FIG. 6 is a diagram illustrating a configuration of another conventional wireless receiver.

[Explanation of symbols]

 x1, x2, x3, x4 Antenna elements 1, 2, 3, 4 Frequency selection means 5, 6, 7, 8 Weighting circuit 10 Antenna control signal generation means 11, 12, 13, 14 Antenna control signal generation circuit 16 Analog signal processing Means 17 Analog / digital converter (ACD) 18 Quadrature signal separation means 19 Quadrature signal generation means 20 Delay means

 ────────────────────────────────────────────────── ─── Continuing from the front page (72) Inventor Yasushi Murakami 1-term, Komukai Toshiba-cho, Saiwai-ku, Kawasaki-shi, Kanagawa F-term in the Toshiba R & D Center (reference) 5K052 AA14 BB02 BB15 BB21 CC04 CC06 DD03 EE19 EE38 EE40 FF05 GG31 GG32 GG41 GG48 5K059 BB01 CC03 CC04 CC09 DD32 DD37 DD39 EE02

Claims (5)

[Claims] 1. A plurality of antenna elements for receiving a plurality of signals having different directions of arrival, respectively, and a frequency selection for selecting and outputting a signal of a predetermined frequency band from each signal received by each of the antenna elements. Means, orthogonal signal generating means for generating a plurality of periodic orthogonal signals orthogonal to each other, and a weighting signal to be given to a reception signal for each antenna element selected by the frequency selection means, respectively, is modulated by the orthogonal signal. Weight signal modulation means, and a weight modulation signal output from the weight signal modulation means,
Weighting means for weighting the reception signal for each antenna element selected by the frequency selection means; synthesis means for synthesizing the reception signals weighted by the weighting means; and A / D conversion of the synthesized signal A / D conversion means, and separation means for separating the received signal for each direction of arrival from an output signal of the A / D conversion means based on a signal synchronized with a cycle of the orthogonal signal generated by the orthogonal signal generation means. And a wireless receiver. 2. A plurality of antenna elements for receiving a plurality of frequency division multiplex signals each having a different direction of arrival, and frequency separation for separating each frequency division multiplex signal received by each antenna element into a desired frequency band. Means, orthogonal signal generating means for generating a plurality of periodic orthogonal signals orthogonal to each other, and a weighting signal to be given to a reception signal for each antenna element separated by the frequency separation means, respectively, is modulated by the orthogonal signal.

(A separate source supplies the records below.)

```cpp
hipError_t launch_xwalk_fields(const KParams& p, hipStream_t s) {
    const int R = xwalk_records(p.len);
    if (R == 0 || !p.fields) return hipErrorInvalidValue;
    const uint64_t per = (uint64_t)xwalk::WAVES * R;
    note_launch(KERN_XWALK_FIELDS, 0, 64 / R, 16 / R);
    const uint64_t span = kMaxGridBlocks * per;
    for (uint64_t i0 = 0; i0 < p.n; i0 += span) {
        KParams q = p;
        q.n = p.n - i0 < span ? p.n - i0 : span;
        q.buf = p.buf + i0 * p.stride;
        q.fields = p.fields + i0;
        const uint32_t b = grid_blocks((q.n + per - 1) / per, kMaxGridBlocks);
        switch (R) {
            case 8: launch_xwalk_form<MODE_EMIT, 8, XFields>(b, q, s); break;
            case 4: launch_xwalk_form<MODE_EMIT, 4, XFields>(b, q, s); break;
            case 2: launch_xwalk_form<MODE_EMIT, 2, XFields>(b, q, s); break;
            default: launch_xwalk_form<MODE_EMIT, 1, XFields>(b, q, s); break;
        }
        const hipError_t e = hipGetLastError();
        if (e != hipSuccess) return e;
    }
    return hipSuccess;
}

template <int R>
static bool launch_xwalk_r(int mode, int variant, uint32_t blocks, const KParams& p, hipStream_t s) {
    if (mode == MODE_EMIT) return with_xwalk_form<true>(variant, [&](auto f) { launch_xwalk_form<MODE_EMIT, R, decltype(f)>(blocks, p, s); });
    return with_xwalk_form<false>(variant, [&](auto f) { launch_xwalk_form<MODE_VERIFY, R, decltype(f)>(blocks, p, s); });
}

hipError_t launch_xwalk(int mode, int variant, const KParams& p, hipStream_t s) {
    const int R = xwalk_records(p.len);
    if (R == 0) return hipErrorInvalidValue;
    const uint64_t per = (uint64_t)xwalk::WAVES * R;
    const bool staged = mode == MODE_EMIT && variant_is(variant, V_STAGED);
    if (staged && (!p.stage || !p.stage_flags || p.n > kStageChunk)) return hipErrorInvalidValue;
    note_launch(KERN_XWALK, (uint32_t)variant, 64 / R, 16 / R);
    const uint64_t span = kMaxGridBlocks * per;
    for (uint64_t i0 = 0; i0 < p.n; i0 += span) {
        KParams q = p;
        q.n = p.n - i0 < span ? p.n - i0 : span;
        q.buf = p.buf + i0 * p.stride;
        if (p.status) q.status = p.status + i0;
        const uint32_t b = grid_blocks((q.n + per - 1) / per, kMaxGridBlocks);
        bool known;
        switch (R) {
            case 8: known = launch_xwalk_r<8>(mode, variant, b, q, s); break;
            case 4: known = launch_xwalk_r<4>(mode, variant, b, q, s); break;
            case 2: known = launch_xwalk_r<2>(mode, variant, b, q, s); break;
            default: known = launch_xwalk_r<1>(mode, variant, b, q, s); break;
        }
        if (!known) return hipErrorInvalidValue;
        hipError_t e = hipGetLastError();
        if (e != hipSuccess) return e;
        if (staged) {
// ... 9 lines not shown
```

### smoltcp_amd/engine.py

```python
from __future__ import annotations

import ctypes
from dataclasses import dataclass
from typing import Optional

import numpy as np

from . import _lib
from ._lib import NO_FIELD, BatchC, Caps, DgramC, FieldsC, FragOutC, FragPlanC, SlotC, SpanC, check, lib
from .phy import ChecksumCapabilities

KIND_RAW, KIND_IP, KIND_ETH = 0, 1, 2
REC_IPHDR_ONLY = 0x01
BATCH_FIELD_STORES = 0x80

ST_IP_OK = 0x01
ST_L4_OK = 0x02
ST_L4_PARTIAL = 0x04
ST_IP_VALID = 0x08
ST_L4_VALID = 0x10
ST_MALFORMED = 0x20
ST_UNSUPPORTED = 0x40
ST_ACCEPT = 0x80

# ... 371 lines not shown

    def field_probe(self, buf, stride: int, f1: int, f2: int = 0xFFFFFFFF, stream=None):
        nbytes = buf.numel() // 16 * 16
        check(self._L.smol_csum_tool_field_probe(self._h, buf.data_ptr(), nbytes, int(stride), int(f1), int(f2),
                                               self._stream(stream)), "smol_csum_tool_field_probe")

    def field_probe_list(self, buf, addrs, piece_first, seg64: bool = False, stream=None):
        nbytes = buf.numel() // 16 * 16
        check(self._L.smol_csum_tool_field_probe_list(self._h, buf.data_ptr(), nbytes, addrs.data_ptr(),
                                                    piece_first.data_ptr(), int(bool(seg64)),
                                                    self._stream(stream)),
              "smol_csum_tool_field_probe_list")

    def segment_probe(self, buf, bitmap, nt: bool = False, stream=None):
        nbytes = buf.numel() // 16 * 16
        check(self._L.smol_csum_tool_segment_probe(self._h, buf.data_ptr(), nbytes, bitmap.data_ptr(), int(bool(nt)),
                                                 self._stream(stream)),
              "smol_csum_tool_segment_probe")

    def field_scatter(self, buf, addrs, vals, nt: int = 0, stream=None):
        check(self._L.smol_csum_tool_field_scatter(self._h, buf.data_ptr(), buf.numel(), addrs.data_ptr(),
                                                 vals.data_ptr(), int(addrs.numel()), int(nt),
                                                 self._stream(stream)), "smol_csum_tool_field_scatter")

    def set_shape(self, shape: int):
        check(self._L.smol_csum_tool_set_shape(self._h, int(shape)), "smol_csum_tool_set_shape")

    def set_variant(self, variant: int):
        check(self._L.smol_csum_tool_set_variant(self._h, int(variant)), "smol_csum_tool_set_variant")

    def set_fields_kernel(self, kernel: int):
        check(self._L.smol_csum_tool_set_fields_kernel(self._h, int(kernel)), "smol_csum_tool_set_fields_kernel")

    def set_vcopy_stores(self, nt: bool):
        check(self._L.smol_csum_tool_set_vcopy_stores(self._h, int(bool(nt))), "smol_csum_tool_set_vcopy_stores")

    def set_tile(self, records: int):
        check(self._L.smol_csum_tool_set_tile(self._h, int(records)), "smol_csum_tool_set_tile")

    def kernel_name(self, op: str, has_desc: bool = False) -> str:
        code = {"data": 0, "emit": 1, "verify": 2, "copy_emit": 3}[op]
        return self._L.smol_csum_tool_kernel_name(self._h, code, int(bool(has_desc))).decode()

    def kernel_for(self, op: str, batch: Batch) -> str:
        code = {"data": 0, "emit": 1, "verify": 2, "copy_emit": 3}[op]
        b = batch.c()
        return self._L.smol_csum_tool_kernel_for(self._h, code, ctypes.byref(b)).decode()

    def variant_built(self, variant: int) -> bool:
        return bool(self._L.smol_csum_tool_variant_built(int(variant)))

    def last_launch(self) -> dict:
        w = int(self._L.smol_csum_tool_last_launch())
        names = {1: "csum_kernel", 2: "csum_tile_kernel", 3: "copy_kernel", 4: "csum_kernel_nhc", 5: "xwalk_kernel",
                 6: "dwalk_kernel", 7: "csum_fields_kernel", 8: "xwalk_kernel(fields)", 9: "dwalk_kernel(fields)", 10: "vcopy_kernel",
                 11: "fragcopy_kernel", 12: "fragcut_kernel"}
        if not w >> 24:
            return None
        return {"kernel": names.get(w >> 24, "?"), "variant": (w >> 16) & 0xff, "G": (w >> 8) & 0xff, "U": w & 0xff}

    def set_xcd_remap(self, on: int):
        check(self._L.smol_csum_tool_set_xcd_remap(self._h, int(on)), "smol_csum_tool_set_xcd_remap")

    def set_launch_records(self, records: int):
        check(self._L.smol_csum_tool_set_launch_records(self._h, int(records)), "smol_csum_tool_set_launch_records")
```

Weight signal modulation means, and a weight modulation signal output from the weight signal modulation means,
Weighting means for weighting the received signals for each antenna element separated by the frequency separating means; combining means for combining the received signals weighted by the weighting means; and A / D conversion of the combined signal A / D conversion means, and separation means for separating the received signal for each direction of arrival from an output signal of the A / D conversion means based on a signal synchronized with a cycle of the orthogonal signal generated by the orthogonal signal generation means. And a wireless receiver. 3. The radio receiver according to claim 1, wherein the orthogonal signal is a signal having values of 0 and 1. 4. The radio receiver according to claim 1, wherein the quadrature signal is a sine wave having a different frequency. 5. The radio receiver according to claim 1, wherein the orthogonal signal is a pseudo random number.